What I Saw and How I Lied
- First edition
- Author: Judy Blundell
- Language: English
- Genre: Historical novel
- Published: November, 2008 (Scholastic, Inc.)
- Publication place: United States
- Media type: Print
- Pages: 281 pp
- ISBN: 0-439-90346-7

= What I Saw and How I Lied =

2008 novel by Judy Blundell

What I Saw and How I Lied is a novel for young adults written by Judy Blundell and published by Scholastic in 2008. It won the annual U.S. National Book Award for Young People's Literature.

What I Saw and How I Lied is historical fiction set in the United States after World War II. Scholastic recommends it for age 13+.
The audiobook edition, narrated by Caitlin Greer, appeared on the Young Adult Library Services Association Amazing Audiobooks for Young Adults list in 2011.

==Plot==
What I Saw and How I Lied takes place right after WWII and follows the story of Evie Spooner and her family. A few weeks before fifteen-year-old Evie is supposed to head back to her school, Evie’s stepfather, Joe, who recently got back from the war, uproots Evie, and her mother, Beverly, from their home in Queens, New York to take them on a vacation to Palm Beach, Florida.

After a long, hot car trip Evie and her family finally makes it to Palm Beach, to find that it is the off-season and only one hotel is open. After checking in and getting settled they soon make the acquaintance of the Graysons.

Mr. and Mrs. Grayson are a married couple from New York City. They travel to Palm Beach for a vacation, where they meet Evie’s family. During their stay, the two families become acquainted and develop a friendship.

One night, Evie finds out that a school dance is being held at the hotel and she decides to join in. While getting ready her mother and Mrs. Grayson catch her padding her bra, and Mrs. Grayson takes her under her wing. With the help of her mother and Mrs. Grayson, Evie gets ready for the dance.

At the dance Evie gets frustrated and goes outside where she meets Peter Coleridge. Peter is older, handsome, and asks her to dance. As it turns out Peter and Evie’s father has known each other in the war. Peter soon becomes a part of Evie’s life, and her family’s life. He joins them for dinner on a regular basis and begins to take Evie and her mother for daily drives.

As Evie’s relationship is progressing with Peter so is her father’s relationship with Mr. Grayson. Joe and Mr. Grayson decide to go into business together by buying the hotel where they are staying.

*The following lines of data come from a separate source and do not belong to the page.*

# TuringLang/AdvancedVI.jl

Hardware: AMD Instinct MI355X
Metric: ELBO-grad-estimates/sec (higher is better)
Workload: dtype f32

## Files before the change

### advancedvi.jl_amd/csrc/kernels_fullrank_batch.hip

```cpp
#include <algorithm>
#include <cstdlib>
#include <type_traits>
#include <cstdio>
#include <vector>

#include "device_common.h"
#include "fr_elem.h"
#include "fr_planes.h"

#ifndef FB_VK
#define FB_VK 0
#endif
#ifndef FB_WJ
#define FB_WJ 1
#endif

namespace mivi {

struct FbArgs {
  int d, M, L;
  int dT, MT;
  const float *params;
  const float *t_mean, *t_istd;
  unsigned *CA;
  float *cscale;
  unsigned *epsP;
  unsigned *WV;
  float *winv;
  const float *t_prec;
  int dP;
  unsigned *PA;
  float *pscale;
  unsigned *RP;
  float *rinv;
  const float *Tinv;
  unsigned *TA;
  float *tscale;
  long long plane_stride;
  double *ell_part;
  long long ell_stride;
  double *he_part;
  long long he_stride;
  double *ld_part;
  const int4 *work;
  int n_work;
  float *grads;
  long long grad_stride;
  float *values;
  long long value_stride;
  float *grad_last, *value_last;
  int lane_last;
  int write_upper;
  int ent_kind, M_total;
  int *status;
  double ell_const;
  RngArgs rng;
  int n_riders;
  int obj;
  float *parts;
  long long part_stride;
  int knock;
  long long *dbg;
};
#ifdef MIVI_DEV
#define FB_STAMP(a, slot) do { if ((a).dbg && threadIdx.x == 0) (a).dbg[(size_t)blockIdx.x * 8 + (slot)] = (long long)wall_clock64(); } while (0)
#define FB_NOTE(a, slot, v) do { if ((a).dbg && threadIdx.x == 0) (a).dbg[(size_t)blockIdx.x * 8 + (slot)] = (long long)(v); } while (0)
#define FB_KNOCKED(a, b) ((a).knock & (b))
#else
#define FB_KNOCKED(a, b) false
#define FB_STAMP(a, slot) do { } while (0)
#define FB_NOTE(a, slot, v) do { } while (0)
#endif

template <int NT, class Ld4, class Ld>
__device__ __forceinline__ void fb_rowblock_planes(int d, int rb, int kg_lo, int kg_hi, int sub, int nsub, Ld4 ld4, Ld ld, unsigned *planes, float *scale, float *red) {
  constexpr int NP = NT / 8, NW = NT / 64;
  const int tid = threadIdx.x, r4 = tid & 7, part = tid >> 3, ng = d >> 4;
  f32x4 m = {0.f, 0.f, 0.f, 0.f};
  {
    int k = 16 * kg_lo + part;
    for (; k + 7 * NP <= 16 * kg_hi + 15; k += 8 * NP) {
      f32x4 v[8];
#pragma unroll
      for (int u = 0; u < 8; ++u) v[u] = ld4(k + NP * u, 32 * rb + 4 * r4);
#pragma unroll
      for (int u = 0; u < 8; ++u)
#pragma unroll
        for (int c = 0; c < 4; ++c) m[c] = fmaxf(m[c], fabsf(v[u][c]));
    }
    for (; k <= 16 * kg_hi + 15; k += NP) {
      const f32x4 v = ld4(k, 32 * rb + 4 * r4);
#pragma unroll
      for (int c = 0; c < 4; ++c) m[c] = fmaxf(m[c], fabsf(v[c]));
    }
  }
#pragma unroll
  for (int c = 0; c < 4; ++c) {
    m[c] = fmaxf(m[c], __shfl_xor(m[c], 8, 64));
    m[c] = fmaxf(m[c], __shfl_xor(m[c], 16, 64));
    m[c] = fmaxf(m[c], __shfl_xor(m[c], 32, 64));
  }
  if ((tid & 63) < 8) *(f32x4 *)(red + (tid >> 6) * 32 + 4 * r4) = m;
  lds_barrier();
  const int w = tid >> 6, lane = tid & 63, l31 = lane & 31, h = lane >> 5;
  float mm = red[l31];
#pragma unroll
  for (int p = 1; p < NW; ++p) mm = fmaxf(mm, red[p * 32 + l31]);
  float s, inv;
  fb_scale_of(mm, s, inv);
  if (sub == 0 && tid < 32) {
    scale[32 * rb + tid] = s;
    scale[d + 32 * rb + tid] = inv;
  }
  for (int kg = kg_lo + w + NW * sub; kg <= kg_hi; kg += NW * nsub) {
    float x[8];
#pragma unroll
    for (int e = 0; e < 8; ++e) x[e] = ld(16 * kg + 8 * (e >> 2) + 4 * h + (e & 3), 32 * rb + l31) * s;
    fb_store_frag(planes + ((size_t)rb * ng + kg) * kFrag + 4 * lane, x);
  }
}
template <int NT>
__device__ __forceinline__ void fb_cplanes_block(const FbArgs &a, int rb, int sub, int nsub, float *red) {
  const int d = a.d, ng = d >> 4, dT = a.dT;
  const float *C = a.params + dT;
  const int hi = 2 * rb + 3 < ng - 1 ? 2 * rb + 3 : ng - 1;
  if (dT == d) {
    fb_rowblock_planes<NT>(d, rb, 0, hi, sub, nsub,
                       [C, d](int k, int row) { f32x4 v = *(const f32x4 *)(C + (size_t)k * d + row);
#pragma unroll
                                                for (int c = 0; c < 4; ++c) v[c] = k > row + c ? 0.f : v[c];
                                                return v; },
                       [C, d](int k, int row) { const float v = C[(size_t)k * d + row]; return k > row ? 0.f : v; }, a.CA, a.cscale, red);
    return;
  }
  fb_rowblock_planes<NT>(d, rb, 0, hi, sub, nsub,
                     [C, dT](int k, int row) { const bool in = row < dT && k < dT;
                                               f32x4 v = *(const f32x4 *)(C + (size_t)(in ? k : 0) * dT + (in ? row : 0));
#pragma unroll
                                               for (int c = 0; c < 4; ++c) v[c] = (!in || k > row + c) ? 0.f : v[c];
                                               return v; },
                     [C, dT](int k, int row) { if (row >= dT || k > row) return 0.f; return C[(size_t)k * dT + row]; }, a.CA, a.cscale, red);
}
__global__ __launch_bounds__(512) void k_fb_pplanes(FbArgs a) {
  __shared__ float red[8 * 32];
  const float *P = a.t_prec;
  const int dP = a.dP;
  fb_rowblock_planes<512>(a.d, (int)blockIdx.x, 0, (a.d >> 4) - 1, (int)blockIdx.y, (int)gridDim.y,
                     [P, dP](int k, int row) { return *(const f32x4 *)(P + (size_t)k * dP + row); },
                     [P, dP](int k, int row) { return P[(size_t)k * dP + row]; }, a.PA, a.pscale, red);
}
__global__ __launch_bounds__(512) void k_fb_tplanes(FbArgs a) {
  __shared__ float red[8 * 32];
  const float *T = a.Tinv;
  const int d = a.d, rb = (int)blockIdx.x;
  fb_rowblock_planes<512>(d, rb, 2 * (rb & ~3), (d >> 4) - 1, (int)blockIdx.y, (int)gridDim.y,
                     [T, d](int k, int row) { f32x4 v = *(const f32x4 *)(T + (size_t)k * d + row);
#pragma unroll
                                              for (int c = 0; c < 4; ++c) v[c] = k >= row + c ? v[c] : 0.f;
                                              return v; },
                     [T, d](int k, int row) { const float v = T[(size_t)k * d + row]; return k >= row ? v : 0.f; }, a.TA, a.tscale, red);
}

__global__ __launch_bounds__(512) void k_fb_eps(FbArgs a) {
  __shared__ double red[128];
  const int tid = threadIdx.x, d = a.d;
  if ((int)blockIdx.y < a.n_riders) {
    const int r = (int)blockIdx.y * (int)gridDim.x + (int)blockIdx.x;
    if (r < 4 * (d >> 5)) fb_cplanes_block<512>(a, (d >> 5) - 1 - (r >> 2), r & 3, 4, (float *)red);
    return;
  }
  const int l = (int)blockIdx.y - a.n_riders, eb = 2 * (int)blockIdx.x + (tid >> 8);
  const uint64_t idx = rng_index(a.rng) + (a.obj ? 0ull : (uint64_t)l);
  const int moff = a.rng.m_offset + (a.obj ? l * a.MT : 0);
  unsigned *epsP = a.epsP + (size_t)l * a.plane_stride;
  const int nrb6 = d >> 6;
  const int R64 = eb % nrb6, c32 = eb / nrb6;
  const int lane = tid & 63, l31 = lane & 31, h = lane >> 5, f = (tid >> 6) & 3;
  const int rm = c32 * 32 + l31;
  const uint64_t q0 = (uint64_t)(moff + rm) * (uint64_t)(a.dT >> 2);
  float x[8], he = 0.f;
#pragma unroll
  for (int b = 0; b < 2; ++b) {
    const int ri = R64 * 64 + 4 * (4 * f + 2 * b + h);
    float e[4];
    eps_block<float>(a.rng.seed, idx, q0 + (uint64_t)(ri >> 2), e);
    if (!(ri < a.dT && rm < a.MT)) { e[0] = 0.f; e[1] = 0.f; e[2] = 0.f; e[3] = 0.f; }
#pragma unroll
    for (int r = 0; r < 4; ++r) x[4 * b + r] = e[r] * kEpsScale;
    he += 0.5f * (e[0] * e[0] + e[1] * e[1] + e[2] * e[2] + e[3] * e[3]);
  }
  fb_store_frag(epsP + ((size_t)c32 * (d >> 4) + 4 * R64 + f) * kFrag + 4 * lane, x);
  const float hw = wave_sum_f32(he);
  if (lane == 0) red[tid >> 6] = (double)hw;
  lds_barrier();
  if ((tid & 255) == 0) {
    const double *r4 = red + 4 * (tid >> 8);
    a.he_part[(size_t)l * a.he_stride + eb] = ((r4[0] + r4[1]) + r4[2]) + r4[3];
  }
}

constexpr int kImgW = 32 * 36;
template <int WJ>
__device__ __forceinline__ void fb_sched_interleave() {
  constexpr int NM = 6 * WJ, ND = 4 + 2 * WJ, NV = 2 * WJ;
  static_for<0, NM>([&](auto K) {
    constexpr int k = decltype(K)::value;
    constexpr int nrd = (k + 1) * ND / NM - k * ND / NM;
    __builtin_amdgcn_sched_group_barrier(0x008, 1, 0);
    if constexpr (nrd > 0) __builtin_amdgcn_sched_group_barrier(0x100, nrd, 0);
    if constexpr (k < NV) __builtin_amdgcn_sched_group_barrier(0x020, 1, 0);
  });
}
using FbI0 = std::integral_constant<int, 0>;
using FbI1 = std::integral_constant<int, 1>;
using FbI2 = std::integral_constant<int, 2>;
using FbI3 = std::integral_constant<int, 3>;
using FbT = std::true_type;
using FbN = std::false_type;
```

However, the current hotel manager finds out that the Graysons are Jewish and asks them to leave.

Looking for clarity and comfort, Evie goes to Peter to understand what happened to the Graysons. Peter informs her that Palm Beach is a restricted community. As Peter and Evie continue their conversation Peter tells her that his connection to her father is stronger than friendship- in fact, they had stolen property that most likely belonged to Jewish families. Joe had promised to split the money with Peter but has been giving him the slip since they came back from the war. Peter followed Evie’s family to Palm Beach in an effort to confront Joe. Evie comforts Peter and the two end up kissing. Evie’s mom, Beverly, catches the two of them and Evie is told never to see Peter again.

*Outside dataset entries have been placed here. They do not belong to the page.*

@@ -558,10 +575,10 @@
     __syncthreads();
     if (w < (parts == 1 ? 4 : 1)) {
         const float* qk = sq + w * NTHR + lane;
-        float v = (qk[0] + qk[64]) + (qk[128] + qk[192]);
-#pragma unroll
-        for (int o = 32; o > 0; o >>= 1) v += __shfl_xor(v, o);
-        if (lane == 0) sQ[w] = v;
+        float val = (qk[0] + qk[64]) + (qk[128] + qk[192]);
+#pragma unroll
+        for (int o = 32; o > 0; o >>= 1) val += __shfl_xor(val, o);
+        if (lane == 0) sQ[w] = val;
     }
     __syncthreads();
     if (tid == 0) {
@@ -570,7 +587,7 @@
     }
 }
 
-constexpr size_t DB_LDS4D = ((5 * 32 + 1) * 17) * sizeof(float4) + 18 * 2 * 3 * 64 * sizeof(float);
+constexpr size_t DB_LDS4D = ((5 * 33) * 17) * sizeof(float4) + 18 * 2 * 3 * 64 * sizeof(float);
 int init_dec_b_kernels() {
     if (hipFuncSetAttribute((const void*)k_dec_b4<1>, hipFuncAttributeMaxDynamicSharedMemorySize, DB_LDS4D) != hipSuccess) return 1;
     if (hipFuncSetAttribute((const void*)k_dec_b4<4>, hipFuncAttributeMaxDynamicSharedMemorySize, DB_LDS4D) != hipSuccess) return 1;
diff --git a/deep-active-inference-mc_amd/csrc/engine.hip b/deep-active-inference-mc_amd/csrc/engine.hip
--- a/deep-active-inference-mc_amd/csrc/engine.hip
+++ b/deep-active-inference-mc_amd/csrc/engine.hip
@@ -165,6 +165,21 @@
     return 0;
 }
 
+std::vector<float> convt_s2_f22_weights(const float* W, int cin, int cout) {
+    std::vector<float> U((size_t)16 * cout * cin);
+    for (int wr = 0; wr < 4; ++wr)
+        for (int wc = 0; wc < 4; ++wc)
+            for (int co = 0; co < cout; ++co)
+                for (int ci = 0; ci < cin; ++ci) {
+                    const float* k = W + ((size_t)ci * cout + co) * 9;
+                    double s = 0;
+                    for (int kh = 0; kh < 3; ++kh)
+                        for (int kw = 0; kw < 3; ++kw) s += (double)(f22_cw(wr, kh) * f22_cw(wc, kw)) * (double)k[kh * 3 + kw];
+                    U[((size_t)(4 * wr + wc) * cout + co) * cin + ci] = (float)s;
+                }
+    return U;
+}
+
 const HostTensor* need(efe_ctx* ctx, const std::string& key, std::initializer_list<int64_t> shape) {
     auto it = ctx->raw.find(key);
     if (it == ctx->raw.end()) { ctx->err = "missing weight " + key; return nullptr; }
@@ -1083,6 +1098,16 @@
                 }
             if (upload_packed(ctx, ctx->dec_ct[0], 16, 64, 64, [&](int t, int co, int ci) { return U[((size_t)t * 64 + co) * 64 + ci]; },
                               b->data.data(), nullptr)) return 1;
+            continue;
+        }
+        if (i == 2) {
+            const std::vector<float> U = convt_s2_f22_weights(W, 64, 32);
+            if (upload_packed(ctx, ctx->dec_ct[2], 16, 32, 64, [](int, int, int) { return 0.f; }, b->data.data(), nullptr)) return 1;
+            std::vector<float> p(U.size());
+            for (int m = 0; m < 16; ++m) for (int hf = 0; hf < 2; ++hf) for (int kc = 0; kc < 4; ++kc) for (int lane = 0; lane < 64; ++lane)
+                for (int s_ = 0; s_ < 4; ++s_)
+                    p[((((size_t)m * 2 + hf) * 4 + kc) * 64 + lane) * 4 + s_] = U[((size_t)m * 32 + 16 * hf + (lane & 15)) * 64 + 16 * kc + 4 * (lane >> 4) + s_];
+            HIPCHK(hipMemcpy(ctx->dec_ct[2].Wp, p.data(), p.size() * 4, hipMemcpyHostToDevice));
             continue;
         }
         if (upload_packed(ctx, ctx->dec_ct[i], 9, Cout, tci[i],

The next morning Joe, Beverly, and Peter go out for a boat ride even though the weather looks stormy. Peter claims that he is familiar with boats and they convince the owner of the boat to allow them to go out. Evie is left behind.

Hours go by and the storm worsens. Palm Beach is evacuated and Evie is forced to leave the hotel and join the rest of the community to wait out the hurricane. Her parents and Peter have not yet returned.

A day goes by and finally Evie is reunited with her parents. However, Peter went overboard during the storm and drowned. Evie and her parents get ready to go home, but Peter’s body is found and the local police suspect foul-play. Joe and Beverly are called in for questioning and the case goes to trial.

Evie is then forced to relive the past few weeks looking at the situation from a different perspective and she doesn’t like what she sees. She alone learns the truth about the relationships between Peter, Joe, and Beverly. Evie makes the decision to save her parents by lying. Finally, they all go home.

==Critical acclaim==
What I Saw and How I Lied was well received by reviewers. Publishers Weekly gave it a starred review and called it "a stylish, addictive brew" for age 12 and older.
The Alan Review claimed that "Evie is fascinatingly multifaceted as she approaches adulthood in ways she—and readers—never anticipated."

What I Saw and How I Lied also received starred reviews from School Library Journal
and The Bulletin of the Center for Children's Books.